• What is required:
Only the lines with "csrc" in the entries below belong in the answer; please copy them.

• Data section:
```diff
@@ -425,8 +426,9 @@
             const float Tn = T * inv;
             float wgt = 0.f, hval = 0.f;
             if (c) {
-                const float dL_dopa = (dotv - R) * Tn - (T_final * inv) * bg_dot;
-                R = e.alpha * dotv + one_m_a * R;
+#pragma clang fp contract(off)
+                const float dL_dopa = __builtin_fmaf(-bg_dot, T_final * inv, (dotv - R) * Tn);
+                R = one_m_a * R + e.alpha * dotv;
                 T = Tn;
                 wgt = e.alpha * Tn;
                 hval = e.E * dL_dopa;
diff --git a/goi_hyperplane_amd/csrc/render_fwd.hip b/goi_hyperplane_amd/csrc/render_fwd.hip
--- a/goi_hyperplane_amd/csrc/render_fwd.hip
+++ b/goi_hyperplane_amd/csrc/render_fwd.hip
@@ -19,10 +19,9 @@
                                                    uint32_t* __restrict__ host_words, uint32_t stamp) {
     constexpr int NF4 = TRACE ? 1 : 1 + S4;
     constexpr int NSEM = TRACE ? 0 : 4 * S4;
-    __shared__ f32x4 s_geo[64];
-    __shared__ f32x4 s_geo2[64];
-    __shared__ float4 s_feat[64 * NF4];
-    const f32x4* s_feat4 = reinterpret_cast<const f32x4*>(s_feat);
+    constexpr int REC4 = NF4 + 2;
+    __shared__ float4 s_rec[64 * REC4];
+    const f32x4* s_rec4 = reinterpret_cast<const f32x4*>(s_rec);
     __shared__ uint32_t s_id[TRACE ? 64 : 1];
 
     if (host_words && blockIdx.x == 0 && threadIdx.x < 32) {
@@ -43,9 +42,10 @@
     const size_t pix_id = (size_t)W * t.py + t.px;
     const int lane = t.lane;
 
-    float T = 1.0f;
     float T_live = t.inside ? 1.0f : 0.0f;
-    auto all_done = [&]() { return __builtin_amdgcn_ballot_w64(T_live != 0.0f) == 0; };
+    float T_end = 1.0f;
+    unsigned long long live = __builtin_amdgcn_ballot_w64(T_live != 0.0f);
+    auto all_done = [&]() { return live == 0; };
     uint32_t last_contributor = 0;
     uint32_t stop_pos = 0;
     f32x2 C2[2] = {{0.f, 0.f}, {0.f, 0.f}};
@@ -88,16 +88,17 @@
         unsigned long long m = __ballot(hit);
         if (m != 0 && hit) {
             const PolyCoef pc = poly_coefs(q0.x, q0.y, q0.z, q0.w, q1.x, q1.y, QCX, QCY);
-            s_geo[lane] = f32x4{pc.A35.x, pc.A35.y, pc.A12.x, pc.A12.y};
-            s_geo2[lane] = f32x4{pc.A0, pc.A4, pc.lim, 0.f};
-            s_feat[lane * NF4] = q2;
+            float4* slot = s_rec + lane * REC4;
+            slot[0] = make_float4(pc.A35.x, pc.A35.y, pc.A12.x, pc.A12.y);
+            slot[1] = make_float4(pc.A0, pc.A4, pc.lim, 0.f);
+            slot[2] = q2;
             if constexpr (TRACE) {
                 s_id[lane] = id;
             } else {
                 const float* srow = semantics + (size_t)id * S;
                 if ((S & 3) == 0) {
 #pragma unroll
-                    for (int i = 0; i < S4; i++) s_feat[lane * NF4 + 1 + i] = reinterpret_cast<const float4*>(srow)[i];
+                    for (int i = 0; i < S4; i++) slot[3 + i] = reinterpret_cast<const float4*>(srow)[i];
                 } else {
 #pragma unroll
                     for (int i = 0; i < S4; i++) {
@@ -106,49 +107,56 @@
                         v.y = (4 * i + 1 < S) ? srow[4 * i + 1] : 0.f;
                         v.z = (4 * i + 2 < S) ? srow[4 * i + 2] : 0.f;
                         v.w = (4 * i + 3 < S) ? srow[4 * i + 3] : 0.f;
-                        s_feat[lane * NF4 + 1 + i] = v;
+                        slot[3 + i] = v;
                     }
                 }
             }
         }
         __builtin_amdgcn_wave_barrier();
 
-        auto apply = [&](int j, const PairEval& e, bool valid) {
+        auto apply = [&](const f32x4* r, int j, const PairEval& e) {
             const float test_T = T_live * (1.f - e.alpha);
-            const bool c0 = valid && e.hit;
             const bool ok = test_T >= kTMin;
-            const bool c = c0 && ok;
-            const bool some = any_all(e.below, e.seen, ok);
-            if (valid && some) {
+            const unsigned long long hm = __builtin_amdgcn_ballot_w64(e.below) & __builtin_amdgcn_ballot_w64(e.seen);
+            const unsigned long long om = __builtin_amdgcn_ballot_w64(ok);
+            if ((hm & om) != 0) {
                 if constexpr (MASKS) asm("s_bitset1_b64 %0, %1" : "+s"(members) : "s"(j));
-                const float wgt = c ? e.alpha * T_live : 0.f;
-                const f32x2 w2 = {wgt, wgt};
-                const f32x4 f0 = s_feat4[j * NF4];
-                C2[0] = __builtin_elementwise_fma(f0.xy, w2, C2[0]);
-                C2[1] = __builtin_elementwise_fma(f0.zw, w2, C2[1]);
-                if constexpr (!TRACE) {
-#pragma unroll
-                    for (int i = 0; i < S4; i++) {
-                        const f32x4 f = s_feat4[j * NF4 + 1 + i];
-                        Cs2[2 * i] = __builtin_elementwise_fma(f.xy, w2, Cs2[2 * i]);
-                        Cs2[2 * i + 1] = __builtin_elementwise_fma(f.zw, w2, Cs2[2 * i + 1]);
+                if (e.hit && ok) {
+                    const float wgt = e.alpha * T_live;
+                    const f32x2 w2 = {wgt, wgt};
+                    const f32x4 f0 = r[2];
+                    C2[0] = __builtin_elementwise_fma(f0.xy, w2, C2[0]);
+                    C2[1] = __builtin_elementwise_fma(f0.zw, w2, C2[1]);
+                    if constexpr (!TRACE) {
+#pragma unroll
+                        for (int i = 0; i < S4; i++) {
+                            const f32x4 f = r[3 + i];
+                            Cs2[2 * i] = __builtin_elementwise_fma(f.xy, w2, Cs2[2 * i]);
+                            Cs2[2 * i + 1] = __builtin_elementwise_fma(f.zw, w2, Cs2[2 * i + 1]);
+                        }
+                    } else {
+                        if ((double)e.alpha > 0.005) {
+                            const uint32_t gid = s_id[j];
+                            for (int ch = 0; ch < S; ch++)
+                                atomicAdd(&gau_sem[(size_t)gid * S + ch], img_sem[ch * HW + pix_id]);
+                            atomicAdd(&num_gsem[gid], S);
+                        }
                     }
-                } else {
-                    if (c && (double)e.alpha > 0.005) {
-                        const uint32_t gid = s_id[j];
-                        for (int ch = 0; ch < S; ch++)
-                            atomicAdd(&gau_sem[(size_t)gid * S + ch], img_sem[ch * HW + pix_id]);
-                        atomicAdd(&num_gsem[gid], S);
-                    }
-                }
-                if (c) {
-                    T = test_T;
+                    T_live = test_T;
                     last_contributor = (uint32_t)(b * 64 + j + 1);
                 }
             }
+            const unsigned long long em = hm & ~om;
             if constexpr (LEARN)
-                if (c0 && !ok) stop_pos = (uint32_t)(b * 64 + j + 1);
-            T_live = c0 ? (ok ? test_T : 0.0f) : T_live;
+                if (em != 0 && e.hit && !ok) stop_pos = (uint32_t)(b * 64 + j + 1);
+            if ((em & live) != 0) {
+                if (e.hit && !ok && T_live != 0.0f) {
+                    T_end = T_live;
+                    T_live = 0.0f;
+                }
+                live = __builtin_amdgcn_ballot_w64(T_live != 0.0f);
+                if (live == 0) m = 0;
+            }
         };
         if constexpr (UNROLL2) {
             while (m) {
@@ -157,23 +165,23 @@
                 const bool has1 = m != 0;
                 const int j1 = has1 ? __builtin_ctzll(m) : j0;
                 if (has1) m &= m - 1;
-                const f32x4 ga = s_geo[j0], gb = s_geo[j1];
-                const f32x4 ha = s_geo2[j0], hb = s_geo2[j1];
+                const f32x4 *ra = s_rec4 + j0 * REC4, *rb = s_rec4 + j1 * REC4;
+                const f32x4 ga = ra[0], gb = rb[0];
+                const f32x4 ha = ra[1], hb = rb[1];
                 const PairEval e0 = eval_poly(ga.xy, ga.zw, ha.x, ha.y, ha.z, uv);
                 const PairEval e1 = eval_poly(gb.xy, gb.zw, hb.x, hb.y, hb.z, uv);
-                apply(j0, e0, true);
-                apply(j1, e1, has1);
-                if (all_done()) m = 0;
+                apply(ra, j0, e0);
+                if (has1) apply(rb, j1, e1);
             }
         } else {
             while (m) {
                 const int j = __builtin_ctzll(m);
                 m &= m - 1;
-                const f32x4 g = s_geo[j];
-                const f32x4 g2 = s_geo2[j];
+                const f32x4* r = s_rec4 + j * REC4;
+                const f32x4 g = r[0];
+                const f32x4 g2 = r[1];
                 const PairEval e = eval_poly(g.xy, g.zw, g2.x, g2.y, g2.z, uv);
-                apply(j, e, true);
-                if (all_done()) m = 0;
+                apply(r, j, e);
             }
         }
         store_members(b, members);
@@ -209,6 +217,7 @@
         if (qcost && lane == 0) qcost[tq] = (uint32_t)qc;
     }
     if (t.inside) {
+        const float T = T_live != 0.0f ? T_live : T_end;
         n_contrib[pix_id] = last_contributor;
         out_color[0 * HW + pix_id] = C2[0].x + T * bg[0];
         out_color[1 * HW + pix_id] = C2[0].y + T * bg[1];
```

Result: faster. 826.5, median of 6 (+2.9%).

• Answer for the task:
diff --git a/goi_hyperplane_amd/csrc/render_fwd.hip b/goi_hyperplane_amd/csrc/render_fwd.hip
--- a/goi_hyperplane_amd/csrc/render_fwd.hip
+++ b/goi_hyperplane_amd/csrc/render_fwd.hip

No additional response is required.